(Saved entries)
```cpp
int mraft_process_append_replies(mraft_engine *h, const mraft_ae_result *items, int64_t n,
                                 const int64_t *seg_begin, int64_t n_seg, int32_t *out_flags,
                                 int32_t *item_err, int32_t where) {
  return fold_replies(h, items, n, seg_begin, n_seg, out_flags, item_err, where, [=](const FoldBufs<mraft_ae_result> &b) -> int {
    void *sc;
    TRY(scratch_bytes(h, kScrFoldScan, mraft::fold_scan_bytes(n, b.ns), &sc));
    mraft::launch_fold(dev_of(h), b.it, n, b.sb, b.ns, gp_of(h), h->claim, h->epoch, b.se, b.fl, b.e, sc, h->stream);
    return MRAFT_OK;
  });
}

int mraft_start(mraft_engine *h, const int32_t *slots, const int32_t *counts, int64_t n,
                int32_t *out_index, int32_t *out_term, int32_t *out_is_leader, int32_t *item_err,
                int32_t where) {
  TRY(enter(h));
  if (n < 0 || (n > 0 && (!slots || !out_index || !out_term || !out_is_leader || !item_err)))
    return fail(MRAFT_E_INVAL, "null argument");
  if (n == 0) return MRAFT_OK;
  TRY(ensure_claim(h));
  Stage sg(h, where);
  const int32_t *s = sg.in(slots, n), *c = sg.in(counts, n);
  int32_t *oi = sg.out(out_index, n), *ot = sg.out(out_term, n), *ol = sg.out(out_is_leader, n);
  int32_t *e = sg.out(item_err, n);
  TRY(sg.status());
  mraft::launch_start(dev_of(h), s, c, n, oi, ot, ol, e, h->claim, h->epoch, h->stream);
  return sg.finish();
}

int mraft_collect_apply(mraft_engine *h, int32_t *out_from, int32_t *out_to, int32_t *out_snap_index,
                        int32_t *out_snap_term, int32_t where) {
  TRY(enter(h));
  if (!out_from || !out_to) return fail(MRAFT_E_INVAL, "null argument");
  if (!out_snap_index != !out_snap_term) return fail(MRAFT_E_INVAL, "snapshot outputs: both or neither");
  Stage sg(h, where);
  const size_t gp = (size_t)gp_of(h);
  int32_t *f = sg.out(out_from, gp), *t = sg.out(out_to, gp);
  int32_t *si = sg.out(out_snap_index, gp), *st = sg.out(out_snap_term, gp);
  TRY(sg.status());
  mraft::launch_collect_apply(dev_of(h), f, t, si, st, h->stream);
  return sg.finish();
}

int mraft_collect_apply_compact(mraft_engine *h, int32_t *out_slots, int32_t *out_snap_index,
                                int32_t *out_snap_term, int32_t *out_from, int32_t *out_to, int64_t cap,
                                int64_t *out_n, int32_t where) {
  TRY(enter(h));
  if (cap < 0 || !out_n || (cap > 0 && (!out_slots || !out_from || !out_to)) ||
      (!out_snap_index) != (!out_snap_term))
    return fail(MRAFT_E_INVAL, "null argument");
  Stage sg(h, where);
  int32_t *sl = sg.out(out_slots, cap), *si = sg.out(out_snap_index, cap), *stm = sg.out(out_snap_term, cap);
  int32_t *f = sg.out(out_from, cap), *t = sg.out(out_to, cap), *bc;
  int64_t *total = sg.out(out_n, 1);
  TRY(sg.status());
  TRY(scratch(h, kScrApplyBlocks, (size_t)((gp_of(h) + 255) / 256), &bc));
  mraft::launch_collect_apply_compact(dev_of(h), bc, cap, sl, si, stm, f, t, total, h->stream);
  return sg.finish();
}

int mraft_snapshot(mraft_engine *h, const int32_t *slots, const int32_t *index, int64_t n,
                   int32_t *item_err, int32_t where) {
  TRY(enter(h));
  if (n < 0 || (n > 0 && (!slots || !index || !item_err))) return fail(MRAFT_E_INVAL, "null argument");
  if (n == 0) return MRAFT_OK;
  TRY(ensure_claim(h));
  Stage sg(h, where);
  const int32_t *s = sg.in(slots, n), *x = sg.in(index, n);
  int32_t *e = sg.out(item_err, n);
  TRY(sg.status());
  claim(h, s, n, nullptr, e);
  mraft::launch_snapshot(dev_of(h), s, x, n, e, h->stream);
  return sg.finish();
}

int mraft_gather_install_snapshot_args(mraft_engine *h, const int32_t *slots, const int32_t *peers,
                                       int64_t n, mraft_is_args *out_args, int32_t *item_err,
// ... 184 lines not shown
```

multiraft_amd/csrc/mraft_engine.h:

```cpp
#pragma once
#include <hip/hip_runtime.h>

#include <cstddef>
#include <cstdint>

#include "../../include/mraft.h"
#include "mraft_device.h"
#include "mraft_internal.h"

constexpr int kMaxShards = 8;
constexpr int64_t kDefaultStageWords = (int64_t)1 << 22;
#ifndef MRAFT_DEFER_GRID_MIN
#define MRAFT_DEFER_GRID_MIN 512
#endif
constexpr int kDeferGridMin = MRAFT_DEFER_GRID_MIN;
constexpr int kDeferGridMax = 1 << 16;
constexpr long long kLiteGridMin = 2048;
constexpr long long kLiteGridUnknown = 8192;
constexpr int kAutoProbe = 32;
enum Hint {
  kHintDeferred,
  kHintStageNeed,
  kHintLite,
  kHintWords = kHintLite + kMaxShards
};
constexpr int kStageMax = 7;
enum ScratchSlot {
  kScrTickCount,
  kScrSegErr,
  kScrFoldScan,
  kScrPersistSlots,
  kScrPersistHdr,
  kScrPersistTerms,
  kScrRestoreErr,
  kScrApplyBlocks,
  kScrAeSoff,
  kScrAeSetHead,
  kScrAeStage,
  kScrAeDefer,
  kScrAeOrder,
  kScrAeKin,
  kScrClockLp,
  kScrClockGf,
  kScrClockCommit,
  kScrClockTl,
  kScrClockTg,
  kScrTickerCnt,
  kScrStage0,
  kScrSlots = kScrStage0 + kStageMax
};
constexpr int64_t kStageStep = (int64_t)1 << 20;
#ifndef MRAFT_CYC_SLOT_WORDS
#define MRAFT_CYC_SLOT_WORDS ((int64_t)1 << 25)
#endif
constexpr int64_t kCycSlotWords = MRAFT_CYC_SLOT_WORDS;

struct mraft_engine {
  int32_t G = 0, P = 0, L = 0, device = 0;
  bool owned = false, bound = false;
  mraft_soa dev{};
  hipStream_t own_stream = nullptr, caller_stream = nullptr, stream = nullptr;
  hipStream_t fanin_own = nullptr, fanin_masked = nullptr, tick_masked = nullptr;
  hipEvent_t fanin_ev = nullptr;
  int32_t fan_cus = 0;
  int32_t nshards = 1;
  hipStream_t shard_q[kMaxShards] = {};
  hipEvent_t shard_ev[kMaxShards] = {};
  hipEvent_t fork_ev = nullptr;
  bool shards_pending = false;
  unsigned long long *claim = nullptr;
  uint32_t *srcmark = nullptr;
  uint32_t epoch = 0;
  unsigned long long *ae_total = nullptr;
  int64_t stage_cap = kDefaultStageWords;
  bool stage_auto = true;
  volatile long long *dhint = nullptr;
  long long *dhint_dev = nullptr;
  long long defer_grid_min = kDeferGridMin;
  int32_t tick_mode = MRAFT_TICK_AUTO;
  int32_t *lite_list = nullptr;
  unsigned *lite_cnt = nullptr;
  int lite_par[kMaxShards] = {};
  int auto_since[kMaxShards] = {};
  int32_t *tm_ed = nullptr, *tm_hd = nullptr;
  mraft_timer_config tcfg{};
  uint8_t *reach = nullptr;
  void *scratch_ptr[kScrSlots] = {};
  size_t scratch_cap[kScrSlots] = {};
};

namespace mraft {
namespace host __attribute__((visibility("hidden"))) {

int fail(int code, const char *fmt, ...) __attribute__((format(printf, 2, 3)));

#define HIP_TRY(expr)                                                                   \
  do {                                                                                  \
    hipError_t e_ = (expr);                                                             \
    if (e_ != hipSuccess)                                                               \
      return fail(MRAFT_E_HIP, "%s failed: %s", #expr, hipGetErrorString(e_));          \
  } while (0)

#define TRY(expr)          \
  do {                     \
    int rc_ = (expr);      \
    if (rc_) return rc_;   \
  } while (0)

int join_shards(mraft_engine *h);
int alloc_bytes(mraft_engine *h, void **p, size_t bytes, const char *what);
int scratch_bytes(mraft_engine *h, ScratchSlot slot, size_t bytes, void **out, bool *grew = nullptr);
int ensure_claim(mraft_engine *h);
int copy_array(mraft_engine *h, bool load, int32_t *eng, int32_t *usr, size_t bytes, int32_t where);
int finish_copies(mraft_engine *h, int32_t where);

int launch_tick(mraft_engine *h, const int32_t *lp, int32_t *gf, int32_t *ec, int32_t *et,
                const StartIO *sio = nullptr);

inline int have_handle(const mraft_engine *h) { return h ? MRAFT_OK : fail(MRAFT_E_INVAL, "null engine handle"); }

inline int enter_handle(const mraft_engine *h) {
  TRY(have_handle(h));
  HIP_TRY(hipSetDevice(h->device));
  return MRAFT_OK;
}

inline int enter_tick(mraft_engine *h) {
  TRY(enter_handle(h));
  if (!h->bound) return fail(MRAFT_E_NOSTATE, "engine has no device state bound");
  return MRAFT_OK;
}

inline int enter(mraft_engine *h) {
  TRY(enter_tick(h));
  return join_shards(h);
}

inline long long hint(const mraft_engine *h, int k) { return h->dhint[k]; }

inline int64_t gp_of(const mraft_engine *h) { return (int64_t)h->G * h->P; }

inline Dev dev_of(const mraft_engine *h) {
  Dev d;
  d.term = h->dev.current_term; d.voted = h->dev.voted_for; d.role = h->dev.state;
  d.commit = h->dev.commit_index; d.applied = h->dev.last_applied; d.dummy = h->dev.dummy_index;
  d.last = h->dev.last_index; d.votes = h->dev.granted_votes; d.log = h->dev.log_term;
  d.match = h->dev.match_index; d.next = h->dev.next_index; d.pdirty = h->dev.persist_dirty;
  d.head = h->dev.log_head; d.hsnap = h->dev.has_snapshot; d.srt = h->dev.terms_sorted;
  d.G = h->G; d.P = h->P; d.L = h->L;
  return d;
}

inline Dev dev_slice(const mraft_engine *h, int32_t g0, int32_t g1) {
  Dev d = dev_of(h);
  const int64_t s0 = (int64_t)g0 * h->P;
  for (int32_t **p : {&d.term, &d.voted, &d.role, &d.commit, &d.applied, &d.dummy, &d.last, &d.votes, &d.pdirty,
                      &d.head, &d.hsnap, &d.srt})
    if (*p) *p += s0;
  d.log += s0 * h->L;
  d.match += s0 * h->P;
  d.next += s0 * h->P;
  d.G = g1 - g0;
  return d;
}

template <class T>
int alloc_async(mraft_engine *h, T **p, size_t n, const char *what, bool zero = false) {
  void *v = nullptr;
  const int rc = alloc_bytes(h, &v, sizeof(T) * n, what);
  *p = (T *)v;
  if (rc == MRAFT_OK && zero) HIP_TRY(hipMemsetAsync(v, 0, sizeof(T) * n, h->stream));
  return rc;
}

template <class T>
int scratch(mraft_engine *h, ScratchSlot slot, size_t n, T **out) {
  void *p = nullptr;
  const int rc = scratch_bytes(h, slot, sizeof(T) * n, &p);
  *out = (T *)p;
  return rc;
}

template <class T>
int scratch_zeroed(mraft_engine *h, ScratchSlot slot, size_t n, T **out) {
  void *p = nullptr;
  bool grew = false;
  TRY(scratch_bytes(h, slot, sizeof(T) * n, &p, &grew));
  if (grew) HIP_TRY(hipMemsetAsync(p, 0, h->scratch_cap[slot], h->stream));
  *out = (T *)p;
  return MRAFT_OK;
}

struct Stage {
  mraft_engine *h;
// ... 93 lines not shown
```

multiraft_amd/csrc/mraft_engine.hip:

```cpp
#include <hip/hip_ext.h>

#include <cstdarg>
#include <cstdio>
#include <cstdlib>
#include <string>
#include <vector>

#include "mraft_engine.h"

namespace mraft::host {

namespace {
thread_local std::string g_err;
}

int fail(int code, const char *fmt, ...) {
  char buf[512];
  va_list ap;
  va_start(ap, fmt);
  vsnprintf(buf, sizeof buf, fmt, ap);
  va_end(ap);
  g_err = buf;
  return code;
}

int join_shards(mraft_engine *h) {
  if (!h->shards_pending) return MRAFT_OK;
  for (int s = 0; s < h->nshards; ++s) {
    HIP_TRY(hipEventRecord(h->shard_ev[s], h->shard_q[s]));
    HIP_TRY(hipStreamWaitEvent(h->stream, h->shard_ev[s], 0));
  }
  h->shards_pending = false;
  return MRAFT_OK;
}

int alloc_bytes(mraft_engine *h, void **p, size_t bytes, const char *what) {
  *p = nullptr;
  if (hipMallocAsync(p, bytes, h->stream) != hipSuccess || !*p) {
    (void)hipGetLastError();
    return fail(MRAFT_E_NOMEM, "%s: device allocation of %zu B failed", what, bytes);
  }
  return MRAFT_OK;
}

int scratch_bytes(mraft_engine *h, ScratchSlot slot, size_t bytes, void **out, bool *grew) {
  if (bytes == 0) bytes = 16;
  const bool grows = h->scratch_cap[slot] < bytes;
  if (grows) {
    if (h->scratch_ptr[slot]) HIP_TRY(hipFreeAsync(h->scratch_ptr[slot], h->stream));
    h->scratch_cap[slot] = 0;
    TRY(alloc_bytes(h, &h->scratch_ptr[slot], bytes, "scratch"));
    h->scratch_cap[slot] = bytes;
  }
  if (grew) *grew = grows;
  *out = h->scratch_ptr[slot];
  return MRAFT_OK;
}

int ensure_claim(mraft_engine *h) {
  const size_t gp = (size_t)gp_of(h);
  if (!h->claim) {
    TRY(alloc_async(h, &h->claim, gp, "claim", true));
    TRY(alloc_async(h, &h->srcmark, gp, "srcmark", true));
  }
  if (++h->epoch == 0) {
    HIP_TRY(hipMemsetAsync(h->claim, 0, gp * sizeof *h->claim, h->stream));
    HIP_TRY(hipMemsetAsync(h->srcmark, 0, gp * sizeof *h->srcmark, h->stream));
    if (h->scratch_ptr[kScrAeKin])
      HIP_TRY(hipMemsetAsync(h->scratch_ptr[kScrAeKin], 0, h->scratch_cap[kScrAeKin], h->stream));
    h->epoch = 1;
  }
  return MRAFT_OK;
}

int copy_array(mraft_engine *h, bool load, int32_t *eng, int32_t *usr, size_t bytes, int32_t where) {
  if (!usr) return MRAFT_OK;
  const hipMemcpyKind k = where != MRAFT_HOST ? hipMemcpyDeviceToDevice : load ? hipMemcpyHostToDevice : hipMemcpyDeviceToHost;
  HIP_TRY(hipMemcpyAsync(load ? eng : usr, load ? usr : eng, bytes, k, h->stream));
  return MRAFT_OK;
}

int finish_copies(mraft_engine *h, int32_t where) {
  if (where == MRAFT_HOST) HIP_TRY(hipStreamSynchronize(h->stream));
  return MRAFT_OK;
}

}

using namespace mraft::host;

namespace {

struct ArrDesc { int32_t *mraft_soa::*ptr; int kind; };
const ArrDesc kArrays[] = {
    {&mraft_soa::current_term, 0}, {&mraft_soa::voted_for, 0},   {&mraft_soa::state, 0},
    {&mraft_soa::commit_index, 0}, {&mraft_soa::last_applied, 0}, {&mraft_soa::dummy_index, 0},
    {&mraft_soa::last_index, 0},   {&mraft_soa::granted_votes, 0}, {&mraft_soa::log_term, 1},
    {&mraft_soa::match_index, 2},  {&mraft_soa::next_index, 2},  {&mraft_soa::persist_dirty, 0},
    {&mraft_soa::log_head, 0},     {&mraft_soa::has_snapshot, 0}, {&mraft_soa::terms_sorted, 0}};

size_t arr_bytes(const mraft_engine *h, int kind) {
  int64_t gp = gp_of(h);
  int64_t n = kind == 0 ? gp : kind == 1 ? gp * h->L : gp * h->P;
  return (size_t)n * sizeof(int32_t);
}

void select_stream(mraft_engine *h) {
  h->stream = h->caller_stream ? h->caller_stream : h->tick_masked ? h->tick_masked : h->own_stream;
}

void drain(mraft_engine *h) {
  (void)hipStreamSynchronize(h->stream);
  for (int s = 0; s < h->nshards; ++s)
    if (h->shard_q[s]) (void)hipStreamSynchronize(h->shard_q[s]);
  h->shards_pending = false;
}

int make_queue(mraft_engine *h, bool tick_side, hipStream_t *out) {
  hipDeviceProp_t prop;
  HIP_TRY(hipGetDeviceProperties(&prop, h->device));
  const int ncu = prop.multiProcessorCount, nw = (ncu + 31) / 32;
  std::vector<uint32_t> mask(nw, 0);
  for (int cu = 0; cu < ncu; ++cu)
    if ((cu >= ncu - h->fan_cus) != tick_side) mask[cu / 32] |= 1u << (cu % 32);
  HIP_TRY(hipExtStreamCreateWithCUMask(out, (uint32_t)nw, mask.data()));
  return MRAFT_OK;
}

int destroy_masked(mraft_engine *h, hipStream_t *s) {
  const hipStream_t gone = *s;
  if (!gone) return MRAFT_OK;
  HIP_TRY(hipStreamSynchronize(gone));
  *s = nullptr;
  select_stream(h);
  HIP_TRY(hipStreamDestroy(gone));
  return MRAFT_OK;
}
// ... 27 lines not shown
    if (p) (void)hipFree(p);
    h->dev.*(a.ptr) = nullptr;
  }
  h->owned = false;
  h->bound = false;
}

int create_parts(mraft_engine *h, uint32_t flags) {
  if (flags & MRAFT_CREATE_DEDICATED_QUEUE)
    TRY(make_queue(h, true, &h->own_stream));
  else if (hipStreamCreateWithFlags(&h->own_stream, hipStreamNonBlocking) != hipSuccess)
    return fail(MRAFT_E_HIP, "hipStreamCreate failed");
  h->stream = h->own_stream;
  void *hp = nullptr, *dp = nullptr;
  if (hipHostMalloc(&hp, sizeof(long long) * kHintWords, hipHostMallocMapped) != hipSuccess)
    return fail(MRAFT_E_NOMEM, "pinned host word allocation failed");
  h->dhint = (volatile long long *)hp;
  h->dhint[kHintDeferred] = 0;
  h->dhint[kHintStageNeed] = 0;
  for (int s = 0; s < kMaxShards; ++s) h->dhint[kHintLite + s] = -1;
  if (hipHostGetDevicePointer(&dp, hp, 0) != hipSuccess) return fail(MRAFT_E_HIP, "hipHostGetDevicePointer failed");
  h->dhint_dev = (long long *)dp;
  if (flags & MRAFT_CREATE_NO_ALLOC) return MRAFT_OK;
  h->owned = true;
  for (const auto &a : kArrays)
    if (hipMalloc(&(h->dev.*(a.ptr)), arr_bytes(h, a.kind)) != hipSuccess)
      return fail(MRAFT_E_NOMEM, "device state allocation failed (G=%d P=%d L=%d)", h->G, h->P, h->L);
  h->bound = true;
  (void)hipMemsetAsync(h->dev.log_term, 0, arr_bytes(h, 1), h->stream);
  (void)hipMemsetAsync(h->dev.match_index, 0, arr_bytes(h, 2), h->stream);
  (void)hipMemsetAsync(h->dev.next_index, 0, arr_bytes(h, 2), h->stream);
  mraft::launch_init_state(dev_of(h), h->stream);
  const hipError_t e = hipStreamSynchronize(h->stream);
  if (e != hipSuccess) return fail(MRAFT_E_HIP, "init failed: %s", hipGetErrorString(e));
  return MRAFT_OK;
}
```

# WHAT YOU HAVE TO DO:
Work out how many lines in the data above hold the word "unsigned". Reply with nothing but the count.

# FINISHED EXERCISE:
3